A quick update for anyone who cares.
I ended up going the route of a HDMI-to-USB capture device as there seemed to be no point in getting an HDMI to optical converter since they were more expensive and more restrictive (and harder to find).
I bought a VIVITAR HDMI-to-USB Capture Card from Walmart for like $20. It looks very unremarkable as it's literally a little flash-drive sized looking thing with a male USB end (output) and female HDMI (input).
This capture card behaves oddly in that the audio is captured as a single channel. The 48KHz Stereo signal is folded (interleaved? interlaced?) into a single channel @ 96KHz (so 2x 48KHz channels into 1x 96KHz channel) with data appearing at the non-audible range above 48KHz for one of the stereo channels. In order to record any audio properly, you have to remap that data to go into the adjacent channel, which I did using a tool called "Virtual Audio Cable" and "mono-to-stereo" by ToadKing (more info here:
https://github.com/ToadKing/mono-to-stereo/releases and here
https://www.reddit.com/r/obs/comments/mm0saj/psa_if_youre_using_one_of_those_cheapo_1020ish/ )
I verified that the stereo mapping was correct (and not just doubling a single mono signal) by playing a game, recording audio, and verifying that the left channel contained content properly (so having something happen on the left-hand side and confirming the recording on the left channel did carry the sound content vs the right channel).

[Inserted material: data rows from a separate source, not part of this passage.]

# MGI-tech-bioinformatics/SuperPlus

Hardware: AMD Instinct MI355X
Metric: k-mers/s (DF createDict stage: trim + canonical k-mer count + solid filter + spectrum + adjacency) (higher is better)
Workload: dtype u64

## Files before the change

### superplus_amd/csrc/dfk.hip

```cpp
#include "../../include/dfk.h"
#include "dfk_kernels.h"
#include "dfk_arena.h"

#include <algorithm>
#include <chrono>
#include <cstdarg>
#include <cstdio>
#include <cstdlib>
#include <cstring>
#include <atomic>
#include <fcntl.h>
#include <functional>
#include <new>
#include <string>
#include <sys/mman.h>
#include <sys/stat.h>
#include <unistd.h>
#include <condition_variable>
#include <memory>
#include <mutex>
#include <thread>
#include <vector>

using namespace dfk;
// ... 152 lines not shown
        budget += kept_budget; kept_budget = 0; kept_n_reads = 0;
    }
};

namespace {

struct Timer {
    hipEvent_t a{}, b{}; hipStream_t s;
    explicit Timer(hipStream_t st) : s(st) { (void)hipEventCreate(&a); (void)hipEventCreate(&b); }
    ~Timer() { (void)hipEventDestroy(a); (void)hipEventDestroy(b); }
    void start() { (void)hipEventRecord(a, s); }
    float stop() { (void)hipEventRecord(b, s); (void)hipEventSynchronize(b); float ms = 0; (void)hipEventElapsedTime(&ms, a, b); return ms; }
};

uint32_t ceil_log2(uint64_t v) { uint32_t b = 0; while ((1ull << b) < v) ++b; return b; }

template <int K>
int stage_trim(dfk_ctx* c, const Inputs& in, uint64_t* n_inst)
{
    DevBuf ctr; int rc = c->alloc(ctr, 32, "trim counters"); if (rc) return rc;
    HIP_TRY(hipMemsetAsync(ctr.p, 0, 32, c->stream));
    rc = c->alloc(c->good_len, sizeof(uint32_t) * in.n_reads, "goodLens", Place::Low); if (rc) return rc;
    if (in.n_reads) {
        unsigned grid = (unsigned)std::min<uint64_t>((in.n_reads + 255) / 256, 8192);
        hipLaunchKernelGGL(HIP_KERNEL_NAME(k_trim<K>), dim3(grid), dim3(256), 0, c->stream,
                           in.pq, in.pq_off, in.pq_bytes, in.base_off, in.packed_bytes, in.read_len, in.n_reads, c->cfg.min_qual, (uint32_t*)c->good_len.p,
                           (unsigned long long*)ctr.p, (unsigned int*)((char*)ctr.p + 8),
                           (unsigned long long*)((char*)ctr.p + 16));
        HIP_TRY(hipGetLastError());
    }
    uint64_t h[3] = {0, 0, 0};
    HIP_TRY(hipMemcpyAsync(h, ctr.p, 24, hipMemcpyDeviceToHost, c->stream));
    HIP_TRY(hipStreamSynchronize(c->stream));
    c->release(ctr);
    if ((uint32_t)h[1]) return fail(DFK_E_INPUT, "malformed input: an offset table is not monotone or runs past its array, a PQVec stream is broken, or its length differs from read_len");
    if (h[2] == 0) return fail(DFK_E_NOGOOD, "Looks like your input data have almost no good bases.");
    *n_inst = h[0];
    return 0;
}

int device_scan(dfk_ctx* c, const uint64_t* in, uint64_t* out, uint64_t n)
{
    constexpr uint64_t PER = (uint64_t)SCAN_THREADS * SCAN_ITEMS;
    if (n == 0) return 0;
    const uint64_t nblk = (n + PER - 1) / PER;
    if (nblk == 1) {
        hipLaunchKernelGGL(k_scan_blocks, dim3(1), dim3(SCAN_THREADS), 0, c->stream, in, out, n, (uint64_t*)nullptr);
// ... 125 lines not shown
    J->count_due = false;
    return 0;
}

template <int K>
int scan_keys_piece(dfk_ctx* c, const Inputs& in, BucketTable* T, ScanJob* J, uint64_t r0, uint64_t r1)
{
    static const unsigned scan_blocks = getenv("DFK_SCAN_BLOCKS") ? (unsigned)atoi(getenv("DFK_SCAN_BLOCKS")) : 0;
    const unsigned cus = (unsigned)c->prop.multiProcessorCount;
    const unsigned grid = (unsigned)std::min<uint64_t>((r1 - r0 + PART_THREADS - 1) / PART_THREADS, (uint64_t)(scan_blocks ? scan_blocks : 128u) * cus);
    const uint64_t n_subs = (uint64_t)J->n_cls * J->n_sub;
    const bool two = J->n_slices > 1;
    const uint32_t sl = two ? (uint32_t)(J->n_pieces & 1) : 0;
    hipStream_t ks = two ? c->stream2 : c->stream;
    auto* cnt = (unsigned long long*)J->sub.p;
    auto* off = cnt + n_subs;
    auto* cur = off + n_subs + 1;
    ScanKeys sk = J->sk;
    sk.keys = (uint32_t*)J->keys.p + (uint64_t)sl * sk.cap * J->n_cls;
    sk.fill = (unsigned long long*)J->fill.p + (uint64_t)sl * J->n_cls;
    if (two && J->n_pieces >= 2) HIP_TRY(hipStreamWaitEvent(c->stream, J->ev_part[sl], 0));
    HIP_TRY(hipMemsetAsync(sk.fill, 0, J->n_cls * 8, c->stream));
    const size_t lds = SCAN_RUN_LDS + SCAN_STAGE_LDS;
    hipLaunchKernelGGL(HIP_KERNEL_NAME(k_scan_count<K, 16, true>), dim3(grid), dim3(PART_THREADS), lds, c->stream,
                       in.packed, in.packed_bytes, in.base_off, (const uint32_t*)c->good_len.p, r0, r1, J->pp,
                       (unsigned long long*)T->acc.p, (unsigned long long*)nullptr, (unsigned long long*)J->d_n.p, J->ovf_cap,
                       (uint32_t*)J->ovf_tmp.p, (uint4*)T->summ.p, (uint32_t*)T->classes.p, sk);
    HIP_TRY(hipGetLastError());
    if (two) {
        HIP_TRY(hipEventRecord(J->ev_scan, c->stream));
        if (J->count_due) { int rc = scan_keys_count(c, T, J); if (rc) return rc; }
        HIP_TRY(hipStreamWaitEvent(ks, J->ev_scan, 0));
        if (J->n_pieces >= 1) HIP_TRY(hipStreamWaitEvent(ks, J->ev_count, 0));
    }
    HIP_TRY(hipMemsetAsync(cnt, 0, n_subs * 8, ks));
    const dim3 per_class(std::max(1u, 16u * cus / J->n_cls), J->n_cls);
    const uint32_t sh = 6 + J->sb;
    hipLaunchKernelGGL(k_keys_subcount, per_class, dim3(256), J->n_sub * 4, ks,
                       (const uint32_t*)sk.keys, (const unsigned long long*)sk.fill, sk.cap, sh, J->n_sub, cnt);
    HIP_TRY(hipGetLastError());
    hipLaunchKernelGGL(k_keys_offsets, dim3(1), dim3(1024), 0, ks, (const unsigned long long*)cnt, (uint32_t)n_subs, off, cur);
    HIP_TRY(hipGetLastError());
    hipLaunchKernelGGL(k_keys_partition, per_class, dim3(256), J->n_sub * 12, ks,
                       (const uint32_t*)sk.keys, (const unsigned long long*)sk.fill, sk.cap, sh, J->n_sub, cur, (uint32_t*)J->keys2.p);
    HIP_TRY(hipGetLastError());
    if (two) HIP_TRY(hipEventRecord(J->ev_part[sl], ks));
    ++J->n_pieces; J->count_due = true;
// ... 18 lines not shown
int scan_range(dfk_ctx* c, const Inputs& in, BucketTable* T, ScanJob* J, uint64_t r0, uint64_t r1)
{
    if (r1 <= r0) return 0;
    const PartParams& pp = J->pp;
    const bool by_class = J->by_class;
    unsigned grid = (unsigned)((r1 - r0 + PART_THREADS - 1) / PART_THREADS);
    static const unsigned scan_blocks = getenv("DFK_SCAN_BLOCKS") ? (unsigned)atoi(getenv("DFK_SCAN_BLOCKS")) : 0;
    if (by_class) grid = std::min<unsigned>(grid, (scan_blocks ? scan_blocks : 128u) * (unsigned)c->prop.multiProcessorCount);
    else if (scan_blocks) grid = std::min<unsigned>(grid, scan_blocks * (unsigned)c->prop.multiProcessorCount);
    const size_t lds_a = (sizeof(uint32_t) + 1) * pp.W * PART_THREADS + sizeof(uint32_t) * PART_RING * PART_THREADS + (by_class ? J->n_bins * 4 : 0);
    hipEvent_t e0, e1;
    HIP_TRY(hipEventCreate(&e0)); HIP_TRY(hipEventCreate(&e1));
    J->ev.emplace_back(e0, e1);
    HIP_TRY(hipEventRecord(e0, c->stream));
    if (J->keyed) {
        uint64_t p0 = r0;
        for (uint64_t m : scan_piece_sizes(J, r1 - r0, r1 == in.n_reads)) {
            int rc = scan_keys_piece<K>(c, in, T, J, p0, p0 + m); if (rc) return rc;
            p0 += m;
        }
        if (r1 == in.n_reads && J->count_due) { int rc = scan_keys_count(c, T, J); if (rc) return rc; }
    } else if (scan_takes_ranges<K>(c)) {
        const size_t lds_r = SCAN_RUN_LDS + (by_class ? J->n_bins * 4 : 0);
        hipLaunchKernelGGL(HIP_KERNEL_NAME(k_scan_count<K, 16, false>), dim3(grid), dim3(PART_THREADS), lds_r, c->stream,
                           in.packed, in.packed_bytes, in.base_off, (const uint32_t*)c->good_len.p, r0, r1, pp,
                           (unsigned long long*)T->acc.p, (unsigned long long*)T->class_hist.p, (unsigned long long*)J->d_n.p, J->ovf_cap,
                           (uint32_t*)J->ovf_tmp.p, (uint4*)T->summ.p, (uint32_t*)T->classes.p, ScanKeys{});
    } else {
        if (r0 != 0 || r1 != in.n_reads) return fail(DFK_E_STATE, "the general scan takes every read at once");
        hipLaunchKernelGGL(HIP_KERNEL_NAME(k_partition<K, false>), dim3(grid), dim3(PART_THREADS), lds_a, c->stream,
                           in.packed, in.packed_bytes, in.base_off, (const uint32_t*)c->good_len.p, in.bc,
                           (int64_t)c->cfg.ign_bc_below, in.n_reads, pp, (unsigned long long*)T->acc.p, (unsigned long long*)T->class_hist.p,
                           (unsigned long long*)J->d_n.p, J->ovf_cap, (uint4*)J->ovf_tmp.p, (uint4*)T->summ.p,
                           (const uint32_t*)nullptr, (uint64_t)0, (const uint64_t*)nullptr, (uint32_t*)T->classes.p);
    }
    HIP_TRY(hipGetLastError());
    HIP_TRY(hipEventRecord(e1, c->stream));
    return 0;
}

template <int K>
int scan_end(dfk_ctx* c, const Inputs& in, uint64_t n_inst, BucketTable* T, ScanJob* J)
{
    int rc = 0;
    T->n_ovf = 0;
    if (J->count_due) { rc = scan_keys_count(c, T, J); if (rc) return rc; }
    c->release(J->keys); c->release(J->keys2); c->release(J->fill); c->release(J->sub);
// ... 81 lines not shown
    c->release(rec); c->release(inst); c->release(flags); c->release(idx);
    return 0;
}

void release_pass(dfk_ctx* c, Partition* P)
{ c->release(P->records); c->release(P->base); c->release(P->ipre); c->release(P->items); }

template <int K> uint64_t item_budget(const dfk_ctx* c)
{
    constexpr uint64_t S = 1ull << CountCfg<K>::LOG2S;
    if (c->cfg.inst_per_item) return c->cfg.inst_per_item;
    if (c->distinct_per_inst <= 0.0) return 3 * S / 2;
    const double b = 0.367 * (double)S / c->distinct_per_inst;
    return (uint64_t)std::min(std::max(b, 0.5 * (double)S), 3.0 * (double)S);
}

struct ScatterJob { Partition P; DevBuf cur, d_bad; hipStream_t st = nullptr; hipEvent_t e0 = nullptr, e1 = nullptr; uint32_t lo = 0, n = 0; };
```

In other words, Vivitar uses a FAKE mono signal to capture audio and it's really a stereo 48KHz signal that's transmitted using a single channel by doubling the KHz container range. I have no idea on the technical reasons why this device behaves that way, all I can comment is on how I fixed it and verified the solution to be accurate.
FWIW, hope that's helpful to someone.